**PROBLEM DETAILS:** The word "splitk" may appear in the records below. Report how many lines contain it, and write nothing besides the number.

Collection entries:
+++

slimgpu_model* model_from_host(slimgpu_matrix_t* m, const slim_csr_t* W, int32_t* status) {
  auto fail = [&](int32_t st, const std::string& why) {
    set_error("SLIMGPU_ModelFromHost: " + why);
    if (status) *status = st;
    return static_cast<slimgpu_model*>(nullptr);
  };
  if (!m || !W || !W->rowptr || W->nrows < 0 || W->ncols < 0)
    return fail(SLIM_ERROR_INPUT, "bad arguments (a staged matrix, a model handle with a row view)");
  if (!m->replicas.empty()) return fail(SLIM_ERROR_INPUT, "a model resident in HBM belongs to one device (ngpus = 1)");
  const int32_t n = std::max(W->nrows, W->ncols);
  const int64_t nnz = W->rowptr[W->nrows];
  if (W->rowptr[0] != 0) return fail(SLIM_ERROR_INPUT, "the row pointer does not start at 0");
  for (int32_t r = 0; r < W->nrows; ++r)
    if (W->rowptr[r + 1] < W->rowptr[r]) return fail(SLIM_ERROR_INPUT, "the row pointer descends");
  if (nnz > 0 && (!W->rowind || !W->rowval)) return fail(SLIM_ERROR_INPUT, "the model has no values");
  for (int64_t j = 0; j < nnz; ++j)
    if (W->rowind[j] < 0 || W->rowind[j] >= n) return fail(SLIM_ERROR_INPUT, "an item id outside the model");
  try {
    (void)hipGetLastError();
    HIP_TRY(hipSetDevice(m->device));
    hipStream_t stream = m->stream;
    std::unique_ptr<slimgpu_model> dm(new slimgpu_model());
    dm->device = m->device;
    dm->n = n;
    dm->nnz = nnz;
    std::vector<int64_t> h_ptr((size_t)n + 1, nnz);
    for (int32_t r = 0; r <= W->nrows; ++r) h_ptr[(size_t)r] = W->rowptr[r];
    dm->d_rowptr = DeviceBuffer<int64_t>((size_t)n + 1);
    dm->d_rowind = DeviceBuffer<int32_t>((size_t)std::max<int64_t>(nnz, 1));
    dm->d_rowval = DeviceBuffer<float>((size_t)std::max<int64_t>(nnz, 1));
    HIP_TRY(hipMemcpyAsync(dm->d_rowptr.get(), h_ptr.data(), sizeof(int64_t) * ((size_t)n + 1), hipMemcpyHostToDevice,
                           stream));
    if (nnz > 0) {
      HIP_TRY(hipMemcpyAsync(dm->d_rowind.get(), W->rowind, sizeof(int32_t) * (size_t)nnz, hipMemcpyHostToDevice, stream));
      HIP_TRY(hipMemcpyAsync(dm->d_rowval.get(), W->rowval, sizeof(float) * (size_t)nnz, hipMemcpyHostToDevice, stream));
    }
    int32_t* d_facts = m->ws_misc.reserve(16);
    int32_t facts[2] = {0, 0};
    HIP_TRY(hipMemsetAsync(d_facts, 0, sizeof(facts), stream));
    queue_row_facts(stream, m->num_cus, n, dm->d_rowptr.get(), dm->d_rowind.get(), d_facts);
    HIP_TRY(hipMemcpyAsync(facts, d_facts, sizeof(facts), hipMemcpyDeviceToHost, stream));
    HIP_TRY(hipStreamSynchronize(stream));
    if (facts[1] != 0) return fail(SLIM_ERROR_INPUT, "the item ids of a model row do not ascend strictly");
    dm->max_row = facts[0];
    dm->rows_sorted = true;
    transpose_on_device(m, n, nnz, dm->d_rowptr.get(), dm->d_rowind.get(), dm->d_rowval.get(), dm->d_colptr,
                        dm->d_colind, dm->d_colval);
    HIP_TRY(hipStreamSynchronize(stream));
    if (status) *status = SLIM_OK;
    return dm.release();
  } catch (const HipFail& e) {
    report(e, "SLIMGPU_ModelFromHost");
    if (status) *status = status_of(e);
    return nullptr;
  } catch (const std::bad_alloc&) {
    return fail(SLIM_ERROR_MEMORY, "out of host memory");
  }
}

int32_t model_row_view(const slimgpu_model* w, DeviceRowView* out) {
  if (!w || !w->d_rowptr.get() || !out) {
    set_error("resident model: no row view");
    return SLIM_ERROR_INPUT;
  }
  out->nrows = out->ncols = w->n;
  out->nnz = w->nnz;
  out->max_row = w->max_row;
  out->rows_sorted = w->rows_sorted;
  out->device = w->device;
  out->d_ptr = w->d_rowptr.get();
  out->d_ind = w->d_rowind.get();
  out->d_val = w->d_rowval.get();
  return SLIM_OK;
}
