@@ -864,12 +873,12 @@
     if (stamp && threadIdx.x == 0) stamp[3] = __builtin_amdgcn_s_memtime();
 }
 
-template <int BM, int BN, int WM, int WN, int AMODE, int BMODE, int PREC, int BSPLIT, int UNMASKED, int XS = 0>
+template <int BM, int BN, int WM, int WN, int AMODE, int BMODE, int PREC, int BSPLIT, int UNMASKED, int XS = 0, int CS = 0>
 int launch_cfg_u(const GemmArgs& a, hipStream_t st) {
     const int tiles_m = (a.M + BM - 1) / BM, tiles_n = (a.N + BN - 1) / BN;
     static const int lds_pad = getenv("ACTMI_GEMM_LDSPAD") ? atoi(getenv("ACTMI_GEMM_LDSPAD")) : 0;
     const int smem = 2 * stage_f4<BM, BN, PREC>() * 16 + lds_pad;
-    auto kern = gemm_f32_kernel<BM, BN, WM, WN, AMODE, BMODE, PREC, BSPLIT, UNMASKED, XS>;
+    auto kern = gemm_f32_kernel<BM, BN, WM, WN, AMODE, BMODE, PREC, BSPLIT, UNMASKED, XS, CS>;
     static bool attr_set = false;
     if (!attr_set) {
         hipError_t e = hipFuncSetAttribute(reinterpret_cast<const void*>(kern),
@@ -884,9 +893,9 @@
         static const bool by_shape = getenv("ACTMI_PROF_SHAPES") && getenv("ACTMI_PROF_SHAPES")[0] == '1';
         if (by_shape)
             snprintf(nm, sizeof(nm), "gemm_%s_kernel<%d,%d,%d,%d,%d,%d%s>[M=%d,N=%d,K=%d,g=%d,sk=%d,wgs=%d]", PREC == PREC_BF16 ? "bf16" : PREC ? "f16x3" : "f32",
-                     BM, BN, WM, WN, AMODE, BMODE, XS ? ",xs" : "", a.M, a.N, a.K, a.groups, splitk, tiles_m * tiles_n * a.groups * splitk);
+                     BM, BN, WM, WN, AMODE, BMODE, XS ? ",xs" : CS ? ",cs" : "", a.M, a.N, a.K, a.groups, splitk, tiles_m * tiles_n * a.groups * splitk);
         else
-            snprintf(nm, sizeof(nm), "gemm_%s_kernel<%d,%d,%d,%d,%d,%d%s>", PREC == PREC_BF16 ? "bf16" : PREC ? "f16x3" : "f32", BM, BN, WM, WN, AMODE, BMODE, XS ? ",xs" : "");
+            snprintf(nm, sizeof(nm), "gemm_%s_kernel<%d,%d,%d,%d,%d,%d%s>", PREC == PREC_BF16 ? "bf16" : PREC ? "f16x3" : "f32", BM, BN, WM, WN, AMODE, BMODE, XS ? ",xs" : CS ? ",cs" : "");
         const double g = a.groups;
         double abytes;
         if (AMODE == A_CONV) abytes = (double)(a.M / (a.Ho * a.Wo)) * a.H * a.W * a.Cin + (XS ? (double)a.M * a.Cx : 0.0);
@@ -903,12 +912,19 @@
 template <int BM, int BN, int WM, int WN, int AMODE, int BMODE, int PREC, int BSPLIT>
 int launch_cfg_b(const GemmArgs& a, hipStream_t st) {
     constexpr bool HOT = PREC != PREC_F32 && BMODE == B_N && (AMODE == A_N || AMODE == A_NADD || AMODE == A_CONV);
+    constexpr bool CAN_CS = PREC == PREC_F16X3 && BSPLIT == 1 && BMODE == B_N && (AMODE == A_N || AMODE == A_NADD);
+    if (a.c_split_hd && !CAN_CS) return -1003;
     if constexpr (HOT) {
         const bool one_a = (a.a_scale == 0.f || a.a_scale == 1.f) && !a.a_scale_dev;
         const bool one_b = BSPLIT || ((a.b_scale == 0.f || a.b_scale == 1.f) && !a.b_scale_dev);
         const bool unmasked_ok = (a.K % BK) == 0 && one_a && one_b && a.epi == 0 && !a.amax_out && !a.finite_flag;
         if constexpr (AMODE == A_CONV && BSPLIT == 1) {
             if (a.Ax) return unmasked_ok ? launch_cfg_u<BM, BN, WM, WN, AMODE, BMODE, PREC, BSPLIT, 1, 1>(a, st) : -1001;
+        }
+        if constexpr (CAN_CS) {
+            if (a.c_split_hd)
+                return unmasked_ok ? launch_cfg_u<BM, BN, WM, WN, AMODE, BMODE, PREC, BSPLIT, 1, 0, 1>(a, st)
+                                   : launch_cfg_u<BM, BN, WM, WN, AMODE, BMODE, PREC, BSPLIT, 0, 0, 1>(a, st);
         }
         if (unmasked_ok) return launch_cfg_u<BM, BN, WM, WN, AMODE, BMODE, PREC, BSPLIT, 1>(a, st);
     }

+++

**RESPONSE AREA:** 2